Incarnation Trumps Sentimentality

John 1:1-18

There’s quite a bit of sentimentality that accompanies the Christmas season in modern America. Do these sayings sound familiar?

  • Jesus is the reason for the season
  • Keep Christ in Christmas

But we know there’s more to it.  Christmas is about the Incarnation:

  • He came down from heaven;
  • He became incarnate;
  • He suffered, died, and rose again;
  • And he ascended to heaven, where he is now seated at the right hand of the Father and he will come again to judge the living and the dead.

Descent and ascent.  And this is all true!

But there’s even more to it than this.

And here, in today’s passage in John, we are invited to go deeper.  For the Gospel writer John starts talking about Jesus in a different way than the other three Gospels.  John doesn’t start with events surrounding Jesus’s birth—as we read in Matthew and Luke; John doesn’t start with the events surrounding the beginning of Jesus’s ministry—as we read in Mark.  Rather, John starts at the beginning of all things.

“In the beginning,” he writes: a direct reference to the first words of the Bible.

So what happened when God created the heavens and the earth?  “In the beginning was the Word,” John continues.  “And the Word was with God.  And the Word was God.  He was in the beginning with God.”

So, John points out, in the beginning Jesus Christ, the Word, was there.  At the beginning of all things, it wasn’t just God the Father there creating it all.  The Word was there too.  He was with God.  And yet, enigmatically, he was somehow also God.

So when we think of the Incarnation, we shouldn’t limit our thinking just to the sentimentality of the season. Also, we shouldn’t constrain our thinking to descent and ascent.  The Incarnation, rather, has always been present.

Now, this eternal perspective puts something of a different spin on how we view the holiday season at the end of 2014.

“Jesus is the reason for the season,” yes; and we should strive to “keep Christ in Christmas.”  But the Incarnation runs so much more deeply.  The Word of God has become flesh.  The creator of the universe has descended to human realms of time and space as a baby named Jesus.  The God of all things has been born in a manger!

Think about Jesus’s life—what we know of it uniquely from the Gospel of John.

John tells the story of Nicodemus, a Jewish leader and teacher who came to Jesus in the dead of night out of fear of what the other Jewish leaders would say.  But Jesus doesn’t reprimand him.  Rather, he has compassion and tells Nicodemus a glorious and paradoxical parable about being born again.  Out of this story comes the most quoted verse of the Bible, in fact: John 3:16: For God so loved the world. . . .

John tells the story of Lazarus.  Remember this one?  Jesus hears that his friend Lazarus, the brother of Mary and Martha, is sick.  But he doesn’t go to him right away.  When he finally does arrive, Lazarus is already dead.  In fact, he’s been dead so long already that there is a stench.  Lazarus is dead—and decaying!  Mary and Martha seem both desperate and hopeful.  Then, right here, before Jesus raises Lazarus from the dead, what does he do?  He weeps!  Jesus, incarnate God, weeps with his friends!
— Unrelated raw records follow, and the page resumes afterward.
template <class P, int K>
SS_HD void fp_mul_xk_inl(const Fp<P> (&a)[K], const Fp<P> (&b)[K], Fp<P> (&r)[K]) {
    constexpr int N = P::N;
    static_assert(N % 2 == 0, "even limb count");
    uint32_t X[K][N], Y[K][N];
#pragma unroll
    for (int k = 0; k < K; k++) {
#pragma unroll
        for (int j = 0; j < N; j += 2) {
            X[k][j] = mul_lo(a[k].l[j], b[k].l[0]);
            X[k][j + 1] = mul_hi(a[k].l[j], b[k].l[0]);
            Y[k][j] = mul_lo(a[k].l[j + 1], b[k].l[0]);
            Y[k][j + 1] = mul_hi(a[k].l[j + 1], b[k].l[0]);
        }
    }
#pragma unroll
    for (int k = 0; k < K; k++) mont_reduce_step<P>(X[k], Y[k]);
#pragma unroll
    for (int i = 1; i < N; i += 2) {
#pragma unroll
        for (int k = 0; k < K; k++) mont_step<P>(Y[k], X[k], a[k].l, b[k].l[i]);
        if (i + 1 < N) {
#pragma unroll
            for (int k = 0; k < K; k++) mont_step<P>(X[k], Y[k], a[k].l, b[k].l[i + 1]);
        }
    }
#pragma unroll
    for (int k = 0; k < K; k++) {
        r[k].l[0] = add_cc(X[k][0], Y[k][1]);
#pragma unroll
        for (int j = 1; j < N - 1; j++) r[k].l[j] = addc_cc(X[k][j], Y[k][j + 1]);
        r[k].l[N - 1] = addc(X[k][N - 1], 0);
        fp_final_sub<P>(r[k].l);
    }
}

template <class P>
SS_HD void mont_row_acc(uint32_t* X, uint32_t* Y, const uint32_t* c, uint32_t di) {
    constexpr int N = P::N;
    Y[0] = mad_lo_cc(c[1], di, Y[0]);
    Y[1] = madc_hi_cc(c[1], di, Y[1]);
#pragma unroll
    for (int j = 2; j < N - 2; j += 2) {
        Y[j] = madc_lo_cc(c[j + 1], di, Y[j]);
        Y[j + 1] = madc_hi_cc(c[j + 1], di, Y[j + 1]);
    }
    Y[N - 2] = madc_lo_cc(c[N - 1], di, Y[N - 2]);
    Y[N - 1] = madc_hi(c[N - 1], di, Y[N - 1]);
    X[0] = mad_lo_cc(c[0], di, X[0]);
    X[1] = madc_hi_cc(c[0], di, X[1]);
#pragma unroll
    for (int j = 2; j < N; j += 2) {
        X[j] = madc_lo_cc(c[j], di, X[j]);
        X[j + 1] = madc_hi_cc(c[j], di, X[j + 1]);
    }
    Y[N - 1] = addc(Y[N - 1], 0);
}

template <class P>
SS_HD void mont_row_shift(uint32_t* X , uint32_t* Y , const uint32_t* a, uint32_t bi) {
    constexpr int N = P::N;
    X[0] = add_cc(X[0], Y[1]);
#pragma unroll
    for (int j = 0; j < N - 2; j += 2) {
        Y[j] = madc_lo_cc(a[j + 1], bi, Y[j + 2]);
        Y[j + 1] = madc_hi_cc(a[j + 1], bi, Y[j + 3]);
    }
    Y[N - 2] = madc_lo_cc(a[N - 1], bi, 0);
    Y[N - 1] = madc_hi(a[N - 1], bi, 0);
    X[0] = mad_lo_cc(a[0], bi, X[0]);
    X[1] = madc_hi_cc(a[0], bi, X[1]);
#pragma unroll
    for (int j = 2; j < N; j += 2) {
        X[j] = madc_lo_cc(a[j], bi, X[j]);
        X[j + 1] = madc_hi_cc(a[j], bi, X[j + 1]);
    }
    Y[N - 1] = addc(Y[N - 1], 0);
}

template <class P>
SS_HD Fp<P> fp_mul2_inl(const Fp<P>& a, const Fp<P>& b, const Fp<P>& c, const Fp<P>& d) {
    constexpr int N = P::N;
    uint32_t X[N], Y[N];
#pragma unroll
    for (int j = 0; j < N; j += 2) {
        X[j] = mul_lo(a.l[j], b.l[0]);
        X[j + 1] = mul_hi(a.l[j], b.l[0]);
        Y[j] = mul_lo(a.l[j + 1], b.l[0]);
        Y[j + 1] = mul_hi(a.l[j + 1], b.l[0]);
    }
    mont_row_acc<P>(X, Y, c.l, d.l[0]);
    mont_reduce_step<P>(X, Y);
#pragma unroll
    for (int i = 1; i < N; i += 2) {
        mont_row_shift<P>(Y, X, a.l, b.l[i]);
        mont_row_acc<P>(Y, X, c.l, d.l[i]);
        mont_reduce_step<P>(Y, X);
        if (i + 1 < N) {
            mont_row_shift<P>(X, Y, a.l, b.l[i + 1]);
            mont_row_acc<P>(X, Y, c.l, d.l[i + 1]);
            mont_reduce_step<P>(X, Y);
        }
    }
    Fp<P> r;
    r.l[0] = add_cc(X[0], Y[1]);
#pragma unroll
    for (int j = 1; j < N - 1; j++) r.l[j] = addc_cc(X[j], Y[j + 1]);
    r.l[N - 1] = addc(X[N - 1], 0);
    fp_final_sub<P>(r.l);
    return r;
}

#if defined(__CUDACC__)
template <class P>
__device__ __noinline__ Fp<P> fp_mul2_call(Fp<P> a, Fp<P> b, Fp<P> c, Fp<P> d) {
    return fp_mul2_inl(a, b, c, d);
}
#endif


template <class P>
SS_HD void mont_redc_shift_step(uint32_t* X , uint32_t* Y ) {
    constexpr int N = P::N;
    constexpr bool P0_ONE = SS_P0_TRICK && (P::mod(0) == 1u);
    uint32_t m = P0_ONE ? opaque_neg(X[0] + Y[1]) : mul_lo(X[0] + Y[1], P::inv());
    X[0] = add_cc(X[0], Y[1]);
#pragma unroll
    for (int j = 0; j < N - 2; j += 2) {
        Y[j] = madc_lo_cc(P::mod(j + 1), m, Y[j + 2]);
        Y[j + 1] = madc_hi_cc(P::mod(j + 1), m, Y[j + 3]);
    }
    Y[N - 2] = madc_lo_cc(P::mod(N - 1), m, 0);
    Y[N - 1] = madc_hi(P::mod(N - 1), m, 0);
    if (P0_ONE) {
        X[0] = add_cc(X[0], m);
        X[1] = addc_cc(X[1], 0);
    } else {
        X[0] = mad_lo_cc(P::mod(0), m, X[0]);
        X[1] = madc_hi_cc(P::mod(0), m, X[1]);
    }
#pragma unroll
    for (int j = 2; j < N; j += 2) {
        X[j] = madc_lo_cc(P::mod(j), m, X[j]);
        X[j + 1] = madc_hi_cc(P::mod(j), m, X[j + 1]);
    }
    Y[N - 1] = addc(Y[N - 1], 0);
}

template <class P>
SS_HD Fp<P> mont_redc_wide(uint32_t* E) {
    constexpr int N = P::N;
    uint32_t* X = E;
    uint32_t Y[N];
#pragma unroll
    for (int k = 0; k < N; k++) Y[k] = 0;
    mont_reduce_step<P>(X, Y);
#pragma unroll
    for (int i = 1; i < N; i += 2) {
        mont_redc_shift_step<P>(Y, X);
        if (i + 1 < N) mont_redc_shift_step<P>(X, Y);
    }
    Fp<P> r;
    r.l[0] = add_cc(X[0], Y[1]);
#pragma unroll
    for (int j = 1; j < N - 1; j++) r.l[j] = addc_cc(X[j], Y[j + 1]);
    r.l[N - 1] = addc(X[N - 1], 0);
    r.l[0] = add_cc(r.l[0], E[N]);
#pragma unroll
    for (int j = 1; j < N - 1; j++) r.l[j] = addc_cc(r.l[j], E[N + j]);
    r.l[N - 1] = addc(r.l[N - 1], E[2 * N - 1]);
    fp_final_sub<P>(r.l);
    return r;
}

#if defined(__CUDACC__)
template <class P>
__device__ __noinline__ Fp<P> fp_mul_call(Fp<P> a, Fp<P> b) {
    return fp_mul_inl(a, b);
}
#endif

#if defined(SS_COUNT_OPS) && !defined(__CUDACC__)
inline unsigned long long ss_op_count[3][32] = {};
#define SS_COUNT_OP(kind, n) (++ss_op_count[kind][n])
#else
#define SS_COUNT_OP(kind, n) ((void)0)
#endif

template <class P>
SS_HD Fp<P> fp_mul(const Fp<P>& a, const Fp<P>& b) {
#if defined(__CUDA_ARCH__) && !defined(SS_MUL_INLINE) && !defined(SS_MULONLY_INLINE)
    return fp_mul_call<P>(a, b);
#else
    SS_COUNT_OP(0, P::N);
    return fp_mul_inl(a, b);
#endif
}

template <class P>
SS_HD Fp<P> fp_mul2(const Fp<P>& a, const Fp<P>& b, const Fp<P>& c, const Fp<P>& d) {
#if defined(__CUDA_ARCH__) && !defined(SS_MUL_INLINE)
    return fp_mul2_call<P>(a, b, c, d);
#else
    SS_COUNT_OP(0, P::N);
    SS_COUNT_OP(2, P::N);
    return fp_mul2_inl(a, b, c, d);
#endif
}

template <class P>
SS_HD Fp<P> fp_sqr_inl(const Fp<P>& av) {
    constexpr int N = P::N;
    const uint32_t* a = av.l;
    uint32_t E[2 * N], O[2 * N];
#pragma unroll
    for (int k = 0; k < 2 * N; k++) E[k] = O[k] = 0;
#pragma unroll
    for (int i = 0; i < N - 1; i++) {
        {
            int last = -1;
#pragma unroll
            for (int j = i + 1; j < N; j += 2) {
                const int p = i + j;
                O[p - 1] = (j == i + 1) ? mad_lo_cc(a[i], a[j], O[p - 1]) : madc_lo_cc(a[i], a[j], O[p - 1]);
                O[p] = madc_hi_cc(a[i], a[j], O[p]);
                last = p;
            }
            if (last >= 0) O[last + 1] = addc(O[last + 1], 0);
        }
        {
            int last = -1;
#pragma unroll
            for (int j = i + 2; j < N; j += 2) {
                const int p = i + j;
                E[p] = (j == i + 2) ? mad_lo_cc(a[i], a[j], E[p]) : madc_lo_cc(a[i], a[j], E[p]);
                E[p + 1] = madc_hi_cc(a[i], a[j], E[p + 1]);
                last = p;
            }
            if (last >= 0) E[last + 2] = addc(E[last + 2], 0);
        }
    }
    E[1] = add_cc(E[1], O[0]);
#pragma unroll
    for (int k = 2; k < 2 * N - 1; k++) E[k] = addc_cc(E[k], O[k - 1]);
    E[2 * N - 1] = addc(E[2 * N - 1], O[2 * N - 2]);
    E[0] = add_cc(E[0], E[0]);
#pragma unroll
    for (int k = 1; k < 2 * N - 1; k++) E[k] = addc_cc(E[k], E[k]);
    E[2 * N - 1] = addc(E[2 * N - 1], E[2 * N - 1]);
    E[0] = mad_lo_cc(a[0], a[0], E[0]);
    E[1] = madc_hi_cc(a[0], a[0], E[1]);
#pragma unroll
    for (int i = 1; i < N - 1; i++) {
        E[2 * i] = madc_lo_cc(a[i], a[i], E[2 * i]);
        E[2 * i + 1] = madc_hi_cc(a[i], a[i], E[2 * i + 1]);
    }
    E[2 * N - 2] = madc_lo_cc(a[N - 1], a[N - 1], E[2 * N - 2]);
    E[2 * N - 1] = madc_hi(a[N - 1], a[N - 1], E[2 * N - 1]);
    return mont_redc_wide<P>(E);
}

#if defined(__CUDACC__)
template <class P>
__device__ __noinline__ Fp<P> fp_sqr_call(Fp<P> a) {
    return fp_sqr_inl(a);
}
#endif

template <class P>
SS_HD Fp<P> fp_sqr(const Fp<P>& a) {
#if defined(SS_NO_DEDICATED_SQR)
    return fp_mul(a, a);
#elif defined(__CUDA_ARCH__) && !defined(SS_MUL_INLINE) && !defined(SS_SQR_INLINE)
    return fp_sqr_call<P>(a);
#else
    SS_COUNT_OP(1, P::N);
    return fp_sqr_inl(a);
#endif
}

template <class P>
SS_HD Fp<P> fp_to_mont(const Fp<P>& a) {
    Fp<P> r2;
#pragma unroll
    for (int i = 0; i < P::N; i++) r2.l[i] = P::r2(i);
    return fp_mul(a, r2);
}

template <class P>
SS_HD Fp<P> fp_from_mont(const Fp<P>& a) {
    Fp<P> o = Fp<P>::zero();
    o.l[0] = 1;
    return fp_mul(a, o);
}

There are other revealing stories unique to this Gospel too:

  • Jesus stoops and writes some unknown message in the dirt before a crowd ready to stone a woman caught in adultery—writing until all the crowd departs.
  • Jesus rebukes his stingy treasurer, a guy named Judas, for his reaction to a woman pouring expensive ointment on her savior’s feet.
  • Jesus heals a man born blind—and compassionately loves him after the synagogue excommunicates him.
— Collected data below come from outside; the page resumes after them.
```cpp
int64_t stcd_op_cf_scratch_bytes(int64_t rows, int channels, int n, int q_tokens, int kv_tokens);
int stcd_op_cf_im2col(int dtype, const void* x, void* col, int ldc, int n, int h, int w, int c, int k, int stride, int pad, void* hip_stream);
int stcd_op_cf_col2im(int dtype, const void* dcol, int ldc, void* dx, int n, int h, int w, int c, int k, int stride, int pad, int accumulate,
                      void* hip_stream);
int stcd_op_cf_layernorm(int dtype, const void* x, void* y, const float* gamma, const float* beta, float* stats, int64_t rows, int c, float eps,
                         void* hip_stream);
int stcd_op_cf_layernorm_bwd(int dtype, const void* dy, const void* dy2, const void* x, const float* stats, const float* gamma, const void* add,
                             void* dx, float* dgamma, float* dbeta, void* scratch, int64_t rows, int c, void* hip_stream);
int stcd_op_cf_colsum(int dtype, const void* x, int64_t rows, int c, float* out, void* scratch, void* hip_stream);
int stcd_op_cf_attention(int dtype, const void* q, const void* kv, void* out, float* lse, int n, int q_tokens, int kv_tokens, int heads, int d,
                         float p, uint64_t seed, void* hip_stream);
int64_t stcd_op_cf_attention_scratch_bytes(int n, int q_tokens, int kv_tokens, int heads, int d);
int stcd_op_cf_attention_bwd(int dtype, const void* q, const void* kv, const void* out, const void* dout, const float* lse, void* dq, void* dkv,
                             void* scratch, int n, int q_tokens, int kv_tokens, int heads, int d, float p, uint64_t seed, void* hip_stream);
int stcd_op_cf_dwgelu(int dtype, const void* h, void* u, void* a, const float* w, const float* b, int n, int height, int width, int ch, float p,
                      uint64_t seed, void* hip_stream);
int64_t stcd_op_cf_dwgelu_scratch_bytes(int n, int height, int width, int ch);
int stcd_op_cf_dwgelu_bwd(int dtype, const void* h, const void* u, void* da, void* dh, const float* w, float* dw, float* db, void* scratch, int n,
                          int height, int width, int ch, float p, uint64_t seed, void* hip_stream);
int stcd_op_cf_resid_drop(int dtype, const void* x, const void* y, void* out, int n, int64_t rows_per_img, int c, float p, float path_p,
                          uint64_t seed, int backward, void* hip_stream);
int stcd_op_cf_bilinear(int dtype, const void* src, void* dst, int n, int h, int w, int out_h, int out_w, int c, int accumulate, int backward,
                        void* hip_stream);
int stcd_op_cf_elementwise(int dtype, int op, const void* x, const void* y, void* out, int64_t rows, int c, const float* alpha, float alpha_f,
                           float beta_f, float p, uint64_t seed, void* hip_stream);
int stcd_op_cf_prelu_bwd(int dtype, const void* dz, const void* y, void* dy, const float* alpha, float* dalpha, void* scratch, int64_t rows, int c,
                         void* hip_stream);

#ifdef __cplusplus
}
#endif
#endif
```

stcd_amd/_lib.py:

```python
from __future__ import annotations

import ctypes as C
import os

import torch

_HERE = os.path.dirname(os.path.abspath(__file__))
LIB_PATH = os.environ.get("STCD_LIB_PATH") or os.path.join(_HERE, "libstcd_hip.so")

ARCH_DIFF, ARCH_CONC, ARCH_SUB, ARCH_SNUNET, ARCH_SEGCD = 0, 1, 2, 3, 4
ARCH_SEGCD_R18, ARCH_SEGCD_R34, ARCH_SEGCD_R101, ARCH_SEGCD_R152 = 5, 6, 7, 8
ARCH_FCEF = 9
ARCH_XCONC = 10
ARCH_SNUNET_CONC = 11
ARCH_SNUNET_CONC_DS = 12
ARCH_UNETSEG = 16
ARCH_FFCTLCD = 32
ARCH_BASE_RESNET = 48
ARCH_BIT = 52
ARCH_CHANGEFORMER = 64
DTYPE_F32, DTYPE_BF16 = 0, 1
ARCH_IDS = {"diff": ARCH_DIFF, "conc": ARCH_CONC, "sub": ARCH_SUB, "fcef": ARCH_FCEF, "xconc": ARCH_XCONC, "snunet": ARCH_SNUNET, "snunet_conc": ARCH_SNUNET_CONC, "snunet_conc_ds": ARCH_SNUNET_CONC_DS, "segcd": ARCH_SEGCD,
            "segcd_resnet50": ARCH_SEGCD, "segcd_resnet18": ARCH_SEGCD_R18, "segcd_resnet34": ARCH_SEGCD_R34,
            "segcd_resnet101": ARCH_SEGCD_R101, "segcd_resnet152": ARCH_SEGCD_R152,
# ... 85 lines not shown
    "stcd_num_bn": (_i, [_vp]),
    "stcd_bn_info_get": (_i, [_vp, _i, C.POINTER(BnInfo)]),
    "stcd_bn_floats": (_i64, [_vp]),
    "stcd_configure": (_i, [_vp, _i, _i, _i]),
    "stcd_workspace_bytes": (_i64, [_vp]),
    "stcd_num_dropout": (_i, [_vp]),
    "stcd_dropout_info_get": (_i, [_vp, _i, C.POINTER(DropoutInfo)]),
    "stcd_dropout_floats": (_i64, [_vp]),
    "stcd_set_dropout_p": (_i, [_vp, _f]),
    "stcd_forward": (_i, [_vp, _vp, _vp, _vp, _vp, _vp, C.c_uint64, _i, _vp, _vp, _vp]),
    "stcd_backward": (_i, [_vp, _vp, _vp, _vp, _vp, _i, _vp]),
    "stcd_grad_stage_range": (_i, [_vp, _i, C.POINTER(_i64), C.POINTER(_i64)]),
    "stcd_set_weights_tag": (_i, [_vp, C.c_uint64]),
    "stcd_set_debug": (_i, [_vp, _i]),
    "stcd_ws_tensor_count": (_i, [_vp]),
    "stcd_ws_tensor_get": (_i, [_vp, _i, C.POINTER(WsTensor)]),
    "stcd_profile_enable": (_i, [_vp, _i]),
    "stcd_profile_read": (_i, [_vp, _i, C.POINTER(C.c_double), C.POINTER(_i64), C.POINTER(C.c_double), C.POINTER(C.c_double)]),
    "stcd_profile_num_kernels": (_i, [_vp]),
    "stcd_profile_kernel": (_i, [_vp, _i, C.c_char_p, _i, C.POINTER(C.c_double), C.POINTER(_i64), C.POINTER(C.c_double), C.POINTER(C.c_double)]),
    "stcd_loss_scratch_bytes": (_i64, []),
    "stcd_loss_ce": (_i, [_vp, _vp, _i, _i, _i64, _i, _vp, _vp, _vp, _vp]),
    "stcd_loss_bce_dice": (_i, [_vp, _vp, _i64, _i, _vp, _vp, _vp, _vp]),
    "stcd_loss_contrastive": (_i, [_vp, _vp, _vp, _i64, _vp, _vp, _vp, _vp]),
    "stcd_loss_focal": (_i, [_vp, _vp, _i, _i, _i64, _vp, _f, _f, _i, _vp, _vp, _vp, _vp]),
    "stcd_loss_iou_scratch_bytes": (_i64, [_i, _i, _i64]),
    "stcd_loss_iou": (_i, [_vp, _vp, _i, _i, _i64, _vp, _i, _vp, _vp, _vp, _vp]),
    "stcd_confusion_update": (_i, [_vp, _vp, _i, _i, _i64, _vp, _vp]),
    "stcd_adam_step": (_i, [_vp, _vp, _vp, _vp, _i64, _i64, _d, _d, _d, _d, _d, _i, _vp]),
    "stcd_adam_hyper": (_i, [_i64, _d, _d, _d, _d, _d, C.POINTER(_f)]),
    "stcd_adam_step_dev": (_i, [_vp, _vp, _vp, _vp, _i64, _vp, _i, _vp]),
    "stcd_pseudo_pair": (_i, [_vp, _vp, _vp, _vp, _vp, _vp, C.c_uint64, _i, _i, _i, C.POINTER(_f), C.POINTER(_f), _vp, _vp, _vp, _vp, _vp, _vp]),
    "stcd_augment_scratch_bytes": (_i64, [_i, _i, _i]),
    "stcd_augment": (_i, [_vp, _vp, _i, _i, _i, C.POINTER(_f), C.POINTER(_f), _vp, _vp, _i64, _vp]),
    "stcd_scene_gather": (_i, [_vp, _vp, _i, _i, _i, _i, _i, _i, _i, C.POINTER(_f), C.POINTER(_f), _vp, _vp, _vp]),
    "stcd_scene_stitch": (_i, [_vp, _i, _i, _i, _i, _i, _i, _i, _i, _i, _vp, _vp, _vp, _vp]),
    "stcd_scene_finalize": (_i, [_vp, _vp, _i, _i, _i, _f, _vp, _vp, _vp, _vp, _vp]),
    "stcd_scene_gather_d4": (_i, [_vp, _vp, _i, _i, _i, _i, _i, _i, _i, C.POINTER(_f), C.POINTER(_f), _vp, _vp, _i, _vp]),
    "stcd_scene_stitch_d4": (_i, [_vp, _i, _i, _i, _i, _i, _i, _i, _i, _i, _vp, _vp, _vp, _i, _vp]),
    "stcd_scene_gather_one_d4": (_i, [_vp, _i, _i, _i, _i, _i, _i, _i, C.POINTER(_f), C.POINTER(_f), _vp, _i, _vp]),
    "stcd_scene_stitch_heads_d4": (_i, [C.POINTER(_vp), _i, _i, _i, _i, _i, _i, _i, _i, _i, _i, _vp, _vp, _vp, _i, _vp]),
    "stcd_scene_finalize_seg": (_i, [_vp, _vp, _i, _i, _i, _f, _f, _vp, _vp, _vp, _vp, _vp, _vp, _vp, _vp, _vp, _vp]),
    "stcd_selftrain_score": (_i, [C.POINTER(_vp), _i, _i, _i, _i64, _f, _vp, _i, _vp, _vp, _vp, _vp]),
    "stcd_scene_cell_agree": (_i, [C.POINTER(_vp), _i, _i, _i, _i, _i, _i, _vp, _vp, _vp, _vp]),
    "stcd_mask_close": (_i, [_vp, _i, _i, _i, _i, _vp, _vp]),
    "stcd_op_conv": (_i, [_i, _i, C.POINTER(ConvGeom), _vp, _vp, _vp, _vp, _vp, _i64, _vp]),
    "stcd_op_conv_fused": (_i, [C.POINTER(ConvGeom), C.POINTER(ConvFused), _vp, _vp, _vp, _vp, _vp, _i64, _vp]),
    "stcd_op_wgrad": (_i, [_i, _i, C.POINTER(ConvGeom), _vp, _vp, _vp, _vp, _i64, _vp]),
    "stcd_op_scratch_bytes": (_i64, [C.POINTER(ConvGeom)]),
    "stcd_op_ew_scratch_bytes": (_i64, [C.POINTER(MapGeom)]),
    "stcd_op_bn_act": (_i, [_i, C.POINTER(MapGeom), _vp, _i, _vp, _vp, _vp, _vp, _vp, _i, _i, _vp, _i, _vp, _i, _vp, _vp, _i64, _vp]),
    "stcd_op_bn_act_pair": (_i, [_i, C.POINTER(MapGeom), _vp, _i, _vp, _vp, _vp, _vp, _vp, _i, _vp, _i, _vp, _i, _vp, _i, _vp, _vp, _i64, _vp]),
    "stcd_op_bn_act_bwd": (_i, [_i, C.POINTER(MapGeom), _vp, _i, _vp, _i, _vp, _vp, _i, _vp, _i, _vp, _vp, _vp, _i64, _vp]),
    "stcd_op_maxpool": (_i, [_i, C.POINTER(MapGeom), _vp, _i, _vp, _i, _vp]),
    "stcd_op_maxpool_bwd": (_i, [_i, C.POINTER(MapGeom), _vp, _i, _vp, _i, _vp, _i, _i, _vp]),
    "stcd_op_maxpool3": (_i, [_i, C.POINTER(MapGeom), _vp, _i, _vp, _i, _vp, _vp]),
    "stcd_op_maxpool3_bwd": (_i, [_i, C.POINTER(MapGeom), _vp, _vp, _i, _vp, _i, _vp]),
    "stcd_op_pairdw_scratch_bytes": (_i64, [C.POINTER(MapGeom)]),
    "stcd_op_pairdw": (_i, [_i, C.POINTER(MapGeom), _vp, _i, _vp, _vp, _vp, _i, _vp]),
    "stcd_op_pairdw_bwd": (_i, [_i, C.POINTER(MapGeom), _vp, _i, _vp, _i, _vp, _vp, _i, _vp, _vp, _i64, _vp]),
    "stcd_op_fuse": (_i, [_i, _i, C.POINTER(MapGeom), _vp, _i, _vp, _i, _vp]),
    "stcd_op_fuse_bwd": (_i, [_i, _i, C.POINTER(MapGeom), _vp, _i, _vp, _i, _vp, _i, _vp]),
    "stcd_op_rep_pad": (_i, [_i, C.POINTER(MapGeom), _vp, _i, _i, _i, _vp]),
    "stcd_op_rep_pad_bwd": (_i, [_i, C.POINTER(MapGeom), _vp, _i, _i, _i, _vp]),
    "stcd_op_skip_bwd": (_i, [_i, _i, C.POINTER(MapGeom), _vp, _i, _vp, _i, _vp, _i, _vp, _i, _vp, _vp, _vp, _i, _vp, _i, _vp, _vp, _vp, _i64, _vp]),
    "stcd_op_cf_scratch_bytes": (_i64, [_i64, _i, _i, _i, _i]),
    "stcd_op_cf_im2col": (_i, [_i, _vp, _vp, _i, _i, _i, _i, _i, _i, _i, _i, _vp]),
    "stcd_op_cf_col2im": (_i, [_i, _vp, _i, _vp, _i, _i, _i, _i, _i, _i, _i, _i, _vp]),
    "stcd_op_cf_layernorm": (_i, [_i, _vp, _vp, _vp, _vp, _vp, _i64, _i, _f, _vp]),
    "stcd_op_cf_layernorm_bwd": (_i, [_i, _vp, _vp, _vp, _vp, _vp, _vp, _vp, _vp, _vp, _vp, _i64, _i, _vp]),
    "stcd_op_cf_colsum": (_i, [_i, _vp, _i64, _i, _vp, _vp, _vp]),
    "stcd_op_cf_attention": (_i, [_i, _vp, _vp, _vp, _vp, _i, _i, _i, _i, _i, _f, C.c_uint64, _vp]),
    "stcd_op_cf_attention_scratch_bytes": (_i64, [_i, _i, _i, _i, _i]),
    "stcd_op_cf_attention_bwd": (_i, [_i, _vp, _vp, _vp, _vp, _vp, _vp, _vp, _vp, _i, _i, _i, _i, _i, _f, C.c_uint64, _vp]),
    "stcd_op_cf_dwgelu": (_i, [_i, _vp, _vp, _vp, _vp, _vp, _i, _i, _i, _i, _f, C.c_uint64, _vp]),
    "stcd_op_cf_dwgelu_scratch_bytes": (_i64, [_i, _i, _i, _i]),
    "stcd_op_cf_dwgelu_bwd": (_i, [_i, _vp, _vp, _vp, _vp, _vp, _vp, _vp, _vp, _i, _i, _i, _i, _f, C.c_uint64, _vp]),
    "stcd_op_cf_resid_drop": (_i, [_i, _vp, _vp, _vp, _i, _i64, _i, _f, _f, C.c_uint64, _i, _vp]),
    "stcd_op_cf_bilinear": (_i, [_i, _vp, _vp, _i, _i, _i, _i, _i, _i, _i, _i, _vp]),
    "stcd_op_cf_elementwise": (_i, [_i, _i, _vp, _vp, _vp, _i64, _i, _vp, _f, _f, _f, C.c_uint64, _vp]),
    "stcd_op_cf_prelu_bwd": (_i, [_i, _vp, _vp, _vp, _vp, _vp, _vp, _i64, _i, _vp]),
}
EXPORTS = tuple(_PROTOS)

_lib = None


class StcdError(RuntimeError):
    pass


def lib():
    global _lib
    if _lib is None:
        if not os.path.exists(LIB_PATH):
            raise StcdError(
                f"{LIB_PATH} is missing: build it with `python -c 'import __graft_entry__ as g; g.build()'` "
                "or `make -C stcd_amd/csrc`.  The engine has no CPU fallback.")
        l = C.CDLL(LIB_PATH)
        for name, (res, args) in _PROTOS.items():
            fn = getattr(l, name)
            fn.restype, fn.argtypes = res, args
        if l.stcd_abi_version() != 2:
            raise StcdError("libstcd_hip.so ABI version mismatch")
        _lib = l
    return _lib
# ... 6 lines not shown
```

stcd_amd/csrc/common.h:

```cpp
#pragma once
#include <hip/hip_runtime.h>
#include <stdint.h>
#include <stdio.h>
#include <stdlib.h>
#include <string>
#include <string.h>
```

What do these stories teach us?  Jesus knew all the joys and heartaches we know.  He was compassionate.  He was loving.

God is beyond our comprehension in many ways.  But we know God through Jesus Christ, the Word, the Incarnation.

The Incarnation, then, is not the sentimentality of the season. The Incarnation is not some dried up, old academic theory.  The Incarnation is not ancient history, irrelevant to us and the lives we live today.

Rather, the Incarnation is the living and present Word of God.  He forever has been; he forever is; and he forever will be.

We encounter him here, at church—in our fellowship with one another; in the Bible, the Word of God, read and proclaimed; in confessing our faith together in the Creed; in our prayers; and especially in Communion.

But we encounter him not just here.  We encounter the living Word, Jesus Christ, every moment of our lives—if we’re paying attention!

He’s with us in the making of lunches, in the folding of laundry, in taking out the trash and doing the dishes, and in the daily commute.  He’s with us at the family holiday meal, in the games we play together, and in the opening of presents.  He’s with us, too, in the eyes of that homeless person who sits in the downtown park across the street from St. Mark’s.

Jesus is the reason for the season, yes; but Jesus, the Word, the Incarnation, is also our reason for striving to live faithful Christian lives every day, throughout the year, regardless of the season—lives faithful in what we say and think; lives faithful in what we do; lives faithful to the Incarnate God who dwells in us.

May our prayers be not only in our hearts, but also in our hands and feet.